I now remember taking the test a while ago, and I think I was INTJ then...since changed to ISTJ (although weak on the S).


----------



## Warp Daddy (Aug 11, 2009)

hammer said:


> I now remember taking the test a while ago, and I think I was INTJ then...since changed to ISTJ (although weak on the S).



this happens where one dimension is fairly close and its entirely situational . In my case the J/P are extremely tight too


----------



## Warp Daddy (Aug 11, 2009)

Man with allthe good discussion and wisdom this thread started we should credential it ---------------LMAO


----------



## Beetlenut (Aug 11, 2009)

+1 on the ISTP type!


----------



## ctenidae (Aug 11, 2009)

Warp Daddy said:


> Man with allthe good discussion and wisdom this thread started we should credential it ---------------LMAO



True.

I always feel left out in these discussions, though, because there aren't many ENTPs around. 2%, I think, is the quoted figure. Oh well.

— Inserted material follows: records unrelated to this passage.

# kisasexypantera94/hpfw

Measured on AMD Instinct MI355X. Metric: hashprints/sec (index) + Hamming matches/sec (search), 30 s@44.1 kHz clips, higher is better.
Workload: dtype f32 (transforms, dB) + int8 digits / int64 sums (projection); 1 GPU; configs[1]: 1000 x 30 s synthetic 44.1 kHz PCM16 clips per GPU, hashprint extraction only (CQT + dB + projection + bit pack), inputs resident in HBM; clips_per_gpu=1000, hashprints_per_clip=2320, parallelism=clips sharded over 1 GPU(s), no collective on this path

## Files before the change

hpfw_amd/csrc/extract.hip:

```cpp
#include "handle.h"

int pass_clips(hpfw_gpu *h, const DevPlan *dp, int64_t n_clips)
{
    const hpfw::HostPlan &p = dp->hp;
    size_t per_clip = (size_t)121 * p.c * 4 + (size_t)64 * std::max(p.n_frames, 1) * 4;
    if (p.bluestein)
        per_clip += 2 * hpfw::bz_plane_bytes(dp->bz, 1) + (size_t)(p.kmax - p.kmin) * 8;
    else
        per_clip += (size_t)hpfw::z_floats_per_clip(p.hq, p.n2) * 4 + (size_t)p.n1 * p.q2w * 8;
    size_t work = 0;
    for (const hpfw::CqClassDev &cd : dp->cls) work = std::max(work, hpfw::cq_big_work_bytes(cd, 1));
    per_clip += work;
    const int64_t fit = std::max<int64_t>(1, (int64_t)(((size_t)24 << 30) / per_clip));
    const int64_t cap = std::min<int64_t>(h->batch, fit), n = std::max<int64_t>(n_clips, 1);
    const int64_t passes = (n + cap - 1) / cap;
    return (int)((n + passes - 1) / passes);
}

int ensure_ws(hpfw_gpu *h, const DevPlan *dp, int nb, int ns)
{
    const hpfw::HostPlan &p = dp->hp;
    size_t work = 0;
    for (const hpfw::CqClassDev &cd : dp->cls) work = std::max(work, hpfw::cq_big_work_bytes(cd, nb));
    if (work) {
        int rc = ensure(h->d_cqwork, work);
        if (rc) return rc;
    }
    const size_t planar = p.bluestein ? hpfw::bz_plane_bytes(dp->bz, nb) : 0;
    const size_t need[7] = {p.bluestein ? planar : (size_t)nb * hpfw::z_floats_per_clip(p.hq, p.n2) * 4,
                            p.bluestein ? (size_t)nb * (p.kmax - p.kmin) * 8 : (size_t)nb * p.n1 * p.q2w * 8,
                            (size_t)ns * 121 * p.c * 4, (size_t)ns * 64 * (size_t)std::max(p.n_frames, 1) * 4,
                            (size_t)ns * 121 * hpfw::kCqMaxWaves * 4,
                            0, planar};
    for (int i = 0; i < 7; ++i) {
        int rc = ensure(h->ws[i], need[i], h);
        if (rc) return rc;
    }
    return ensure(h->d_clipmax, (size_t)ns * 4, h);
}

namespace {
int ensure_side_streams(hpfw_gpu *h)
{
    if (h->cq_join[hpfw_gpu::kCqSide - 1]) return HPFW_OK;
    bool ok = h->cq_fork.create() == hipSuccess;
    for (int k = 0; k < hpfw_gpu::kCqSide && ok; ++k) ok = h->cq_side[k].create() == hipSuccess && h->cq_join[k].create() == hipSuccess;
    return ok ? HPFW_OK : fail(HPFW_E_HIP, "side streams");
}

class Fanout {
public:
    Fanout(hpfw_gpu *h, hipStream_t s) : h_(h), s_(s) {}
    Fanout(const Fanout &) = delete;
    Fanout &operator=(const Fanout &) = delete;
    ~Fanout()
    {
        for (int k = 0; k < hpfw_gpu::kCqSide; ++k) {
            if (!(used_ >> k & 1u)) continue;
            hipStream_t side = h_->cq_side[k].get();
            hipEvent_t join = h_->cq_join[k].get();
            if (report(h_, hipEventRecord(join, side), "side stream join") || report(h_, hipStreamWaitEvent(s_, join, 0), "side stream join"))
                (void)hipStreamSynchronize(side);
        }
    }
    int fork(int n)
    {
        int rc = ensure_side_streams(h_);
        if (rc) return rc;
        HIP_TRY(hipEventRecord(h_->cq_fork.get(), s_));
        for (int k = 0; k < n; ++k) HIP_TRY(hipStreamWaitEvent(h_->cq_side[k].get(), h_->cq_fork.get(), 0));
        return 0;
    }
    hipStream_t lane(int k)
    {
        if (k == 0) return s_;
        used_ |= 1u << (k - 1);
        return h_->cq_side[k - 1].get();
    }

private:
    hpfw_gpu *h_;
    hipStream_t s_;
    unsigned used_ = 0;
};

#if defined(HPFW_ROWS_SNAP) || defined(HPFW_ROWS_STAMPS)
hpfw::cf *g_rows_snap = nullptr;
#endif

int run_forward(hpfw_gpu *h, DevPlan *dp, const int16_t *d_pcm, int nb, hpfw::cf *x, hipStream_t s)
{
    const hpfw::HostPlan &p = dp->hp;
    float *yp = h->ws[0].as<float>();
    int rc;
    if (p.bluestein) {
        float *other = h->ws[6].as<float>();
        if (h->bz_chunk > 0 && nb >= 6 * h->bz_chunk) {
            const int lanes = h->fwd_streams;
            Fanout fan(h, s);
            if (lanes > 1 && (rc = fan.fork(lanes - 1))) return rc;
            const int64_t region = (int64_t)(hpfw::bz_plane_bytes(dp->bz, h->bz_chunk) / sizeof(float));
            int i = 0;
            for (int c0 = 0; c0 < nb; c0 += h->bz_chunk, ++i) {
                const int nc = std::min(nb - c0, h->bz_chunk);
                const int lane = i % lanes;
                hipStream_t st = fan.lane(lane);
                float *ya = yp + lane * region, *yb = other + lane * region;
                {
                    Timed t(h, K_COLS, st);
                    hpfw::launch_bz_cols_first(dp->bz, d_pcm + (int64_t)c0 * p.n, p.n, nc, ya, st);
                }
                {
                    Timed t(h, K_ROWS, st);
                    hpfw::launch_bz_rows_both(dp->rows, dp->bz, ya, nc, yb, st);
                }
                {
                    Timed t(h, K_COLS, st);
                    hpfw::launch_bz_cols_last(dp->bz, yb, nc, x + (int64_t)c0 * dp->cq.xclip, st);
                }
            }
            return check_launch("bz_chunks");
        }
        {
            Timed t(h, K_COLS, s);
            hpfw::launch_bz_cols_first(dp->bz, d_pcm, p.n, nb, yp, s);
        }
        if ((rc = check_launch("bz_cols"))) return rc;
        {
            Timed t(h, K_ROWS, s);
            hpfw::launch_bz_rows_both(dp->rows, dp->bz, yp, nb, other, s);
        }
        if ((rc = check_launch("bz_rows"))) return rc;
        {
            Timed t(h, K_COLS, s);
            hpfw::launch_bz_cols_last(dp->bz, other, nb, x, s);
        }
        return check_launch("bz_cols");
    }
    Timed span(h, K_FWD, s);
    hpfw::ColsQArgs cols = dp->cols;
    cols.variant = h->cols_variant;
    if (h->fwd_chunk > 0 && nb >= 6 * h->fwd_chunk) {
        const int lanes = h->fwd_streams;
        Fanout fan(h, s);
        if (lanes > 1 && (rc = fan.fork(lanes - 1))) return rc;
        const int64_t region = (int64_t)h->fwd_chunk * dp->rows_out.zclip;
        int i = 0;
        for (int c0 = 0; c0 < nb; c0 += h->fwd_chunk, ++i) {
            const int nc = std::min(nb - c0, h->fwd_chunk);
            const int lane = i % lanes;
            hipStream_t st = fan.lane(lane);
            float *zr = yp + lane * region;
            {
                Timed t(h, K_COLS, st);
                hpfw::launch_fwd_cols_q(cols, d_pcm + (int64_t)c0 * p.n, p.n, nc, zr, st);
            }
            {
                Timed t(h, K_ROWS, st);
                hpfw::launch_fwd_rows2(dp->rows, dp->rows_out, zr, nc, x + (int64_t)c0 * dp->rows_out.n1 * dp->rows_out.q2w, st);
            }
        }
        return check_launch("fwd_chunks");
    }
    {
        Timed t(h, K_COLS, s);
        hpfw::launch_fwd_cols_q(cols, d_pcm, p.n, nb, yp, s);
    }
    if ((rc = check_launch("fwd_cols"))) return rc;
    {
        Timed t(h, K_ROWS, s);
#if defined(HPFW_ROWS_SNAP)
        dp->rows.snap = g_rows_snap;
#endif
#if defined(HPFW_ROWS_STAMPS)
        dp->rows.stamps = reinterpret_cast<long long *>(g_rows_snap);
#endif
        hpfw::launch_fwd_rows2(dp->rows, dp->rows_out, yp, nb, x, s);
    }
    return check_launch("fwd_rows");
}
}

int run_front(hpfw_gpu *h, DevPlan *dp, const int16_t *d_pcm, int nb, int slot, bool finish_db, hipStream_t s)
{
    using hpfw::cf;
    const hpfw::HostPlan &p = dp->hp;
    cf *x = h->ws[1].as<cf>();
    float *mag = h->ws[2].as<float>() + (size_t)slot * 121 * p.c;
    float *mm = h->ws[4].as<float>() + (size_t)slot * 121 * hpfw::kCqMaxWaves;
    float *clipmax = h->d_clipmax.as<float>() + slot;
    int rc;
    if ((rc = run_forward(h, dp, d_pcm, nb, x, s))) return rc;
    {
        Timed t(h, K_CQ, s);
        int n_lds = 0;
        for (const hpfw::CqClassDev &cd : dp->cls) n_lds += cd.outer ? 0 : 1;
        const bool fork = h->cq_concurrent && n_lds > 1 && nb >= 4;
        Fanout fan(h, s);
        if (fork && (rc = fan.fork(hpfw_gpu::kCqSide))) return rc;
        int turn = 0;
        for (size_t ci = dp->cls.size(); ci-- > 0;) {
            const hpfw::CqClassDev &cd = dp->cls[ci];
            if (cd.outer) {
                hpfw::launch_cq_big_class(dp->cq, cd, x, nb, h->d_cqwork.as<cf>(), mag, mm, h->db_fast ? hpfw::kDbFast : hpfw::kDbSpec, s);
                continue;
            }
            const int lane = fork ? turn++ % (hpfw_gpu::kCqSide + 1) : 0;
            hpfw::launch_cq_class(dp->cq, cd, x, nb, mag, mm, h->db_fast ? hpfw::kDbFast : hpfw::kDbSpec, fan.lane(lane));
        }
        if ((rc = check_launch("cq_chirpz"))) return rc;
    }
    {
        Timed t(h, K_DB, s);
        hpfw::launch_clipmax(mm, clipmax, nb, s);
        if (finish_db) hpfw::launch_db_finish(mag, clipmax, nb, (int64_t)121 * p.c, s);
    }
    return check_launch("db");
}
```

Interesting that 2 of my "recommended careers" are teaching high school science (what I started in school to do), and finance, which  is what I do do (hee hee). A third is design engineering, which I always thought would be cool. Maybe my next job...


----------



## severine (Aug 11, 2009)

Warp Daddy said:


> this happens where one dimension is fairly close and its entirely situational . In my case the J/P are extremely tight too



Must be why I'm bordering between ISFJ and INFJ depending on the actual quiz and when I take it. Both recommend similar careers (teaching and secretarial) so they're related anyway. I'll admit I don't know much about Myers Briggs though.


----------



## Warp Daddy (Aug 11, 2009)

severine said:


> must be why i'm bordering between isfj and infj depending on the actual quiz and when i take it. Both recommend similar careers (teaching and secretarial) so they're related anyway. I'll admit i don't know much about myers briggs though.


 

ask your husband to take it and have do it about you and see if his feedback is consistent/validates  with what you scored


----------



## mondeo (Aug 11, 2009)

GrilledSteezeSandwich said:


> and don't have any tolerance for stupid people


How do live with yourself?



Just _way_ too easy.


----------



## mondeo (Aug 11, 2009)

Took a couple online ones. First test I did twice, switching the weak responses. First try ENTP, second time ESTP; second test was ENTJ, 68/38/1/1. I sorta question the whole thing. Too black and white. Definately more extroverted, but I don't really see the dichotomy that exists in the other areas.

Couple of interesting questions:




> 46. The notion of an "approximate decision" is





> [*]difficult for you to understand
> [*]easy for you to understand


Easy question for me to answer, given my response to the question was "What the fudge is an approximate decision?"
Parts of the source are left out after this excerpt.